In contrast, the landowners asserted that their plan to donate five hectares to the City did not materialize as the contract to build the City Hall was not awarded to the Subdivision. As early as August 23, the Subdivision’s General Manager, supposedly wrote to Macario telling him to suspend the signing of the deed of donation as the Municipal Board could not agree on the specific site where the City Hall would be built. The landowners alleged that the construction contract was eventually awarded by the Bureau of Public Works (BPW) to a local contractor who won in a public bidding. The City Mayor opposed the award, arguing that he and not the BPW had the authority to initiate the public bidding for the project. The BPW, however, asserted its authority to bid out and award the contract on the ground that national funds would be used for the project. The City Mayor and the local contractor litigated the issue, with the former losing before the trial court. Afterwards, the Municipal Board adopted Resolution No. 11 dated January 20, 1959 authorizing the City Mayor to enter into a contract with local contractor for the construction of the City Hall.
The landowners claimed that on February 5, 1959, Macario and officers of the Subdivision met with City Mayor to demand the return of the five -hectare lot as the condition for the donation was not complied with. The City Mayor purportedly assured them that the city would buy the property from them. The purchase, however, did not materialize. The landowners alleged that ten years later, or on May 14, 1968, Macario wrote to Lopez Jr., instructing him to make a follow-up on the city’s payment for the subject lot. On December 2, 1971, Macario died without receiving payment from the city.
Thus, the question now is, “Was there a valid donation by the landowners of the subject property to the City of Naga?”
The Supreme Court said:
Generally, contracts are obligatory in whatever form they may have been entered into, provided all the essential requisites for their validity are present. However, when the law requires that a contract be in some form to be valid, such requirement is absolute and indispensable; its non-observance renders the contract void and of no effect.

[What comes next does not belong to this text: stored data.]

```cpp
#ifdef VMP_ENV_TR
template __global__ void k_env_ext_tr<1>(EnvParams, StepOut);
template __global__ void k_env_ext_tr<2>(EnvParams, StepOut);
template __global__ void k_env_ext_tr<4>(EnvParams, StepOut);
template __global__ void k_env_ext_tr<8>(EnvParams, StepOut);
template __global__ void k_env_ext_tr<16>(EnvParams, StepOut);
template __global__ void k_env_tr<1, false>(EnvParams, StepOut);
template __global__ void k_env_tr<1, true>(EnvParams, StepOut);
template __global__ void k_env_tr<2, false>(EnvParams, StepOut);
template __global__ void k_env_tr<2, true>(EnvParams, StepOut);
template __global__ void k_env_tr<4, false>(EnvParams, StepOut);
template __global__ void k_env_tr<4, true>(EnvParams, StepOut);
template __global__ void k_env_tr<8, false>(EnvParams, StepOut);
template __global__ void k_env_tr<8, true>(EnvParams, StepOut);
template __global__ void k_env_tr<16, false>(EnvParams, StepOut);
template __global__ void k_env_tr<16, true>(EnvParams, StepOut);
#else
#ifndef VMP_ENV_WL
#define VMP_ENV_WL false
#endif
template __global__ void k_env_ext<1, VMP_ENV_WL>(EnvParams, StepOut);
template __global__ void k_env_ext<2, VMP_ENV_WL>(EnvParams, StepOut);
template __global__ void k_env_ext<4, VMP_ENV_WL>(EnvParams, StepOut);
template __global__ void k_env_ext<8, VMP_ENV_WL>(EnvParams, StepOut);
template __global__ void k_env_ext<16, VMP_ENV_WL>(EnvParams, StepOut);
template __global__ void k_env<1, false, VMP_ENV_WL>(EnvParams, StepOut);
template __global__ void k_env<1, true, VMP_ENV_WL>(EnvParams, StepOut);
template __global__ void k_env<2, false, VMP_ENV_WL>(EnvParams, StepOut);
template __global__ void k_env<2, true, VMP_ENV_WL>(EnvParams, StepOut);
template __global__ void k_env<4, false, VMP_ENV_WL>(EnvParams, StepOut);
template __global__ void k_env<4, true, VMP_ENV_WL>(EnvParams, StepOut);
template __global__ void k_env<8, false, VMP_ENV_WL>(EnvParams, StepOut);
template __global__ void k_env<8, true, VMP_ENV_WL>(EnvParams, StepOut);
template __global__ void k_env<16, false, VMP_ENV_WL>(EnvParams, StepOut);
template __global__ void k_env<16, true, VMP_ENV_WL>(EnvParams, StepOut);
#endif

}

#endif
```

Before: 273.0 million.

## Track waiting/null VM counts incrementally instead of rescanning VM slots each step

Counts waiting VMs once up front with a DPP wave reduction, then updates the wait and remaining-null counters incrementally from the place, suspend and arrival counts instead of rescanning every VM slot per step. In the lazy path it skips the termination loop when no running VM has a finish bit, and skips the per-VM dirty writeback when nothing is dirty. The null-presence hint now comes from the tracked counter rather than a scan. This adds state carried across steps in the k-loop, which risks the counters drifting from the true state if any transition is missed.

```diff
diff --git a/vm-placement-migration-gym_amd/csrc/vmp_env_common.h b/vm-placement-migration-gym_amd/csrc/vmp_env_common.h
--- a/vm-placement-migration-gym_amd/csrc/vmp_env_common.h
+++ b/vm-placement-migration-gym_amd/csrc/vmp_env_common.h
@@ -137,6 +137,16 @@
   return x;
 }
 
+__device__ __forceinline__ uint32_t wave_sum32(uint32_t x) {
+  x += (uint32_t)__builtin_amdgcn_update_dpp(0, (int)x, 0x111, 0xF, 0xF, false);
+  x += (uint32_t)__builtin_amdgcn_update_dpp(0, (int)x, 0x112, 0xF, 0xF, false);
+  x += (uint32_t)__builtin_amdgcn_update_dpp(0, (int)x, 0x114, 0xF, 0xF, false);
+  x += (uint32_t)__builtin_amdgcn_update_dpp(0, (int)x, 0x118, 0xF, 0xF, false);
+  x += (uint32_t)__builtin_amdgcn_update_dpp(0, (int)x, 0x142, 0xA, 0xF, false);
+  x += (uint32_t)__builtin_amdgcn_update_dpp(0, (int)x, 0x143, 0xC, 0xF, false);
+  return (uint32_t)__builtin_amdgcn_readlane((int)x, 63);
+}
+
 __device__ __forceinline__ uint64_t readlane_u64(uint64_t x, int l) {
   const uint32_t lo = (uint32_t)__builtin_amdgcn_readlane((int)(uint32_t)x, l);
   const uint32_t hi = (uint32_t)__builtin_amdgcn_readlane((int)(uint32_t)(x >> 32), l);
diff --git a/vm-placement-migration-gym_amd/csrc/vmp_env_wave.h b/vm-placement-migration-gym_amd/csrc/vmp_env_wave.h
--- a/vm-placement-migration-gym_amd/csrc/vmp_env_wave.h
+++ b/vm-placement-migration-gym_amd/csrc/vmp_env_wave.h
@@ -18,7 +18,8 @@
                                                    const Tables &T, uint32_t (&wa)[VPT],
                                                    int policy, int32_t *act_out,
                                                    uint8_t *valid_out, bool quiet, int qkind,
-                                                   bool &fit_any STAMP_PARAMS) {
+                                                   bool &fit_any, bool count_wait,
+                                                   int &n_wait STAMP_PARAMS) {
   const int lane = lane_id();
   const int P = p.P, WAIT = p.P;
   const bool bf = policy == 1;
@@ -26,6 +27,7 @@
 #pragma unroll
   for (int s = 0; s < VPT; s++)
     if (w_pl(wa[s]) == WAIT) pend |= 1u << s;
+  if (count_wait) n_wait = (int)wave_sum32((uint32_t)__popc(pend));
   uint32_t won = 0, bad = 0;
   int64_t n_place = 0;
   fit_any = false;
@@ -152,9 +154,10 @@
 __device__ __forceinline__ void external_apply(const EnvParams &p, const Lds &L, const Tables &T,
                                                uint32_t (&wa)[VPT], const int32_t *act_row,
                                                uint8_t *valid_out, int64_t &n_place,
-                                               int64_t &n_susp) {
+                                               int64_t &n_susp, int &n_wait) {
   const int lane = lane_id();
   const int P = p.P, WAIT = p.P;
+  int n_wait0 = 0;
   const int32_t GLBP *ar = gptr(act_row);
   int32_t tv[VPT];
   __asm__ volatile("" ::: "memory");
@@ -166,6 +169,7 @@
     const bool in = live(wa[s]);
     const int c = w_pl(wa[s]);
     const int t = in ? tv[s] : c;
+    n_wait0 += __popcll(ballot(c == WAIT));
     const bool isplace = in && c == WAIT && t >= 0 && t < P;
     const bool issusp = in && c < P && t == WAIT;
     uint64_t evm = ballot(isplace || issusp);
@@ -208,25 +212,39 @@
     if (ok && t != c && in) wa[s] = (wa[s] & 0xFFFF0000u) | (uint32_t)t;
     if (valid_out && in) gptr(valid_out)[v] = (uint8_t)ok;
   }
-}
-
-template <int VPT, bool LAZY, int SRC>
+  n_wait = n_wait0;
+}
+
+template <int VPT, bool LAZY, int SRC, bool EXTK>
 __device__ __forceinline__ double env_tail(const EnvParams &p, const Lds &L, const Tables &T,
                                            uint32_t (&wa)[VPT], uint32_t (&rem)[VPT],
                                            uint32_t run0, uint32_t fb, uint32_t &dirty,
-                                           uint32_t *vmo, int kstep, bool ext,
-                                           bool quiet_in, bool &terminated, bool &calm,
-                                           bool &has_ex, int e STAMP_PARAMS) {
+                                           uint32_t *vmo, int kstep,
+                                           bool quiet_in, int64_t n_place, int64_t n_susp,
+                                           int &n_w, int &null_left, bool &terminated,
+                                           bool &calm, bool &has_ex, int e STAMP_PARAMS) {
   const int lane = lane_id();
   const int P = p.P, WAIT = p.P, NUL = p.P + 1;
   EnvHdr LDSP *H = L.hdr;
   const uint32_t t32 = (uint32_t)H->timestep;
   int64_t n_term = 0;
+  uint32_t run1 = run0;
+  bool any_fin = true;
+  if (LAZY) {
+    if (n_place != 0 || n_susp != 0) {
+      run1 = 0;
+#pragma unroll
+      for (int s = 0; s < VPT; s++) run1 |= (uint32_t)(w_pl(wa[s]) < P) << s;
+      dirty |= run1 ^ run0;
+    }
+    any_fin = ballot((fb & run1) != 0u) != 0;
+  }
+  if (any_fin) {
 #pragma unroll
   for (int s = 0; s < VPT; s++) {
-    const bool running = w_pl(wa[s]) < P;
-    if (running != (bool)((run0 >> s) & 1u)) {
-      if (!LAZY) rem[s] = running ? rem[s] + t32 : rem[s] - t32;
+    const bool running = LAZY ? (bool)((run1 >> s) & 1u) : w_pl(wa[s]) < P;
+    if (!LAZY && running != (bool)((run0 >> s) & 1u)) {
+      rem[s] = running ? rem[s] + t32 : rem[s] - t32;
       dirty |= 1u << s;
     }
     const bool term = running && (LAZY ? (bool)((fb >> s) & 1u) : (int32_t)(rem[s] - t32) <= 1);
@@ -255,7 +273,8 @@
       dirty |= 1u << s;
     }
   }
-  if (n_term > 0 || ext)
+  }
+  if (n_term > 0 || n_susp > 0)
     for (int i = lane; i < P; i += 64) {
       if (L.cpu[i] < 1e-7) L.cpu[i] = 0;
       if (L.mem[i] < 1e-7) L.mem[i] = 0;
@@ -329,22 +348,25 @@
   wsync();
   STAMP(3);
   const bool kl = p.reward == 2;
-  int n_ex = 0, n_w = 0;
+  null_left = n_null - (int)k;
+  n_w += (int)n_susp - (int)n_place + (int)k;
+  int n_ex = p.V - null_left;
+  __builtin_assume(n_ex >= 0 && n_ex <= VPT * 64);
   const bool same_vms = p.reward == 0 && quiet_in && n_term == 0 && k == 0;
-  if (!same_vms) {
+  if (EXTK || kl) {
+    int off = 0;
 #pragma unroll
     for (int s = 0; s < VPT; s++) {
-      const int c = w_pl(wa[s]);
-      const bool ex = c <= WAIT;
+      const bool ex = w_pl(wa[s]) <= WAIT;
       const uint64_t em = ballot(ex);
       if (kl && ex) {
-        const int rk = n_ex + below(em, lane);
+        const int rk = off + below(em, lane);
         L.ccomp[rk] = (uint8_t)w_cc(wa[s]);
         L.mcomp[rk] = (uint8_t)w_cm(wa[s]);
       }
-      n_ex += __popcll(em);
-      n_w += __popcll(ballot(c == WAIT));
-    }
+      off += __popcll(em);
+    }
+    if (EXTK) n_ex = off;
   }
   if (!same_vms) has_ex = n_ex > 0;
   wsync();
@@ -726,6 +748,7 @@
   const int k_steps = ONE ? 1 : o.k_steps;
   int qkind = EXT ? 0 : (((L.hdr->pad >> 62) & 1u) ? 1 : (((L.hdr->pad >> 60) & 1u) ? 2 : 0));
   bool has_ex = (L.hdr->pad >> 61) & 1u;
+  int n_w = 0, null_left = 0;
 #pragma unroll 1
   for (int k = 0; k < k_steps; k++) {
     const bool last = k == k_steps - 1;
@@ -739,9 +762,10 @@
     const bool quiet = qkind == 1 || (qkind == 2 && !act_row && !valid_row);
     if (!EXT)
       n_place = heuristic_apply<VPT>(p, L, T, wa, o.policy, act_row, valid_row, quiet, qkind,
-                                     fit_any STAMP_ARGS);
+                                     fit_any, k == 0, n_w STAMP_ARGS);
     else {
-      external_apply<VPT>(p, L, T, wa, o.actions + (int64_t)e * V, valid_row, n_place, n_susp);
+      external_apply<VPT>(p, L, T, wa, o.actions + (int64_t)e * V, valid_row, n_place, n_susp,
+                          n_w);
       if (ONE) {
         const int ln = fresh_lane();
 #pragma unroll
@@ -780,8 +804,9 @@
     }
     wsync();
     bool calm = false;
-    const double r = env_tail<VPT, ONE, SRC>(p, L, T, wa, rem, run0, fb, dirty, vmo, k, EXT, quiet,
-                                        term, calm, has_ex, e STAMP_ARGS);
+    const double r = env_tail<VPT, ONE, SRC, EXT>(p, L, T, wa, rem, run0, fb, dirty, vmo, k, quiet,
+                                        n_place, n_susp, n_w, null_left, term, calm, has_ex,
+                                        e STAMP_ARGS);
     qkind = (EXT || !calm) ? 0 : quiet ? qkind : (!fit_any ? 1 : (n_place == 0 ? 2 : 0));
     if (o.reward && lane == 0) gptr(o.reward)[(int64_t)k * p.N + e] = r;
     ndone += term;
@@ -793,7 +818,7 @@
     for (int s = 0; s < VPT; s++) wt[s] = wa[s];
     bool fit_any;
     heuristic_apply<VPT>(p, L, T, wt, o.policy, o.act_out + (int64_t)e * V, nullptr, qkind == 1,
-                         qkind, fit_any STAMP_ARGS);
+                         qkind, fit_any, false, n_w STAMP_ARGS);
   }
   STAMP(0);
   if (o.obs) write_obs<VPT>(p, L, T, wa, o.obs + (int64_t)e * p.D);
@@ -804,6 +829,7 @@
     if (o.done_count && lane == 0) gptr(o.done_count)[e] += ndone;
     const uint32_t t32 = (uint32_t)(L.hdr->timestep - 1);
     const int ln = fresh_lane();
+    if (!ONE || ballot(dirty != 0u) != 0) {
 #pragma unroll
     for (int s = 0; s < VPT; s++) {
       if (live(wa[s]) && ((dirty >> s) & 1u)) {
@@ -822,17 +848,21 @@
         }
       }
     }
+    }
     double *pmo = p.pm + (int64_t)e * 2 * P;
     for (int i = lane, j = 0; i < 2 * P; i += 64, j++)
       if ((L.pdirty[j] >> lane) & 1ull) ST_NT(pmo + i, (double)L.cpu[i]);
     {
       uint64_t hint = 0;
       if (ONE) {
-        bool anynull = false;
-#pragma unroll
-        for (int s = 0; s < VPT; s++) anynull |= w_pl(wa[s]) == P + 1;
         uint32_t m = nf;
-        const bool nn = ballot(anynull) != 0;
+        bool nn = null_left > 0;
+        if (EXT) {
+          bool anynull = false;
+#pragma unroll
+          for (int s = 0; s < VPT; s++) anynull |= w_pl(wa[s]) == P + 1;
+          nn = ballot(anynull) != 0;
+        }
         if (!nn && want_nf) {
 #pragma unroll
           for (int o = 32; o > 0; o >>= 1) m = min(m, (uint32_t)__shfl_xor((int)m, o));
```

New measurement: 282.0 million (median of 6 runs). 1.03x the previous value.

The Deed of Donation executed by and between the City of Naga and the landowners shows that the City Mayor signed the Deed only on August 21, 1954, or four days after it was notarized, thus he could not have acknowledged the same before the notary public on August 16, 1954. Verily, the notary public could not have certified to knowing the parties to the donation, or to their execution of the instrument, or to the voluntariness of their act. This glaring defect is fatal to the validity of the alleged donation. It is settled that a defective notarization will strip the document of its public character and reduce it to a private instrument.
Not being a public document, the purported Deed of Donation is void. A void or inexistent contract has no force and effect from the very beginning as if it had never been entered into. It is equivalent to nothing and is absolutely wanting in civil effects. It cannot be validated either by ratification or prescription.
Also, even under Presidential Decree No. 957, specifically Section 31, it was optional on the owner or the subdivision to donate the roads and open spaces found in the subdivision. Moreover, under Presidential Decree No. 1216, the transfer of ownership from the subdivision owner-developer to the local government is not automatic but requires a positive act from the owner developer before the city or municipality can acquire dominion over the subdivision roads such that “until and unless the roads are donated, ownership remains with the owner-developer.”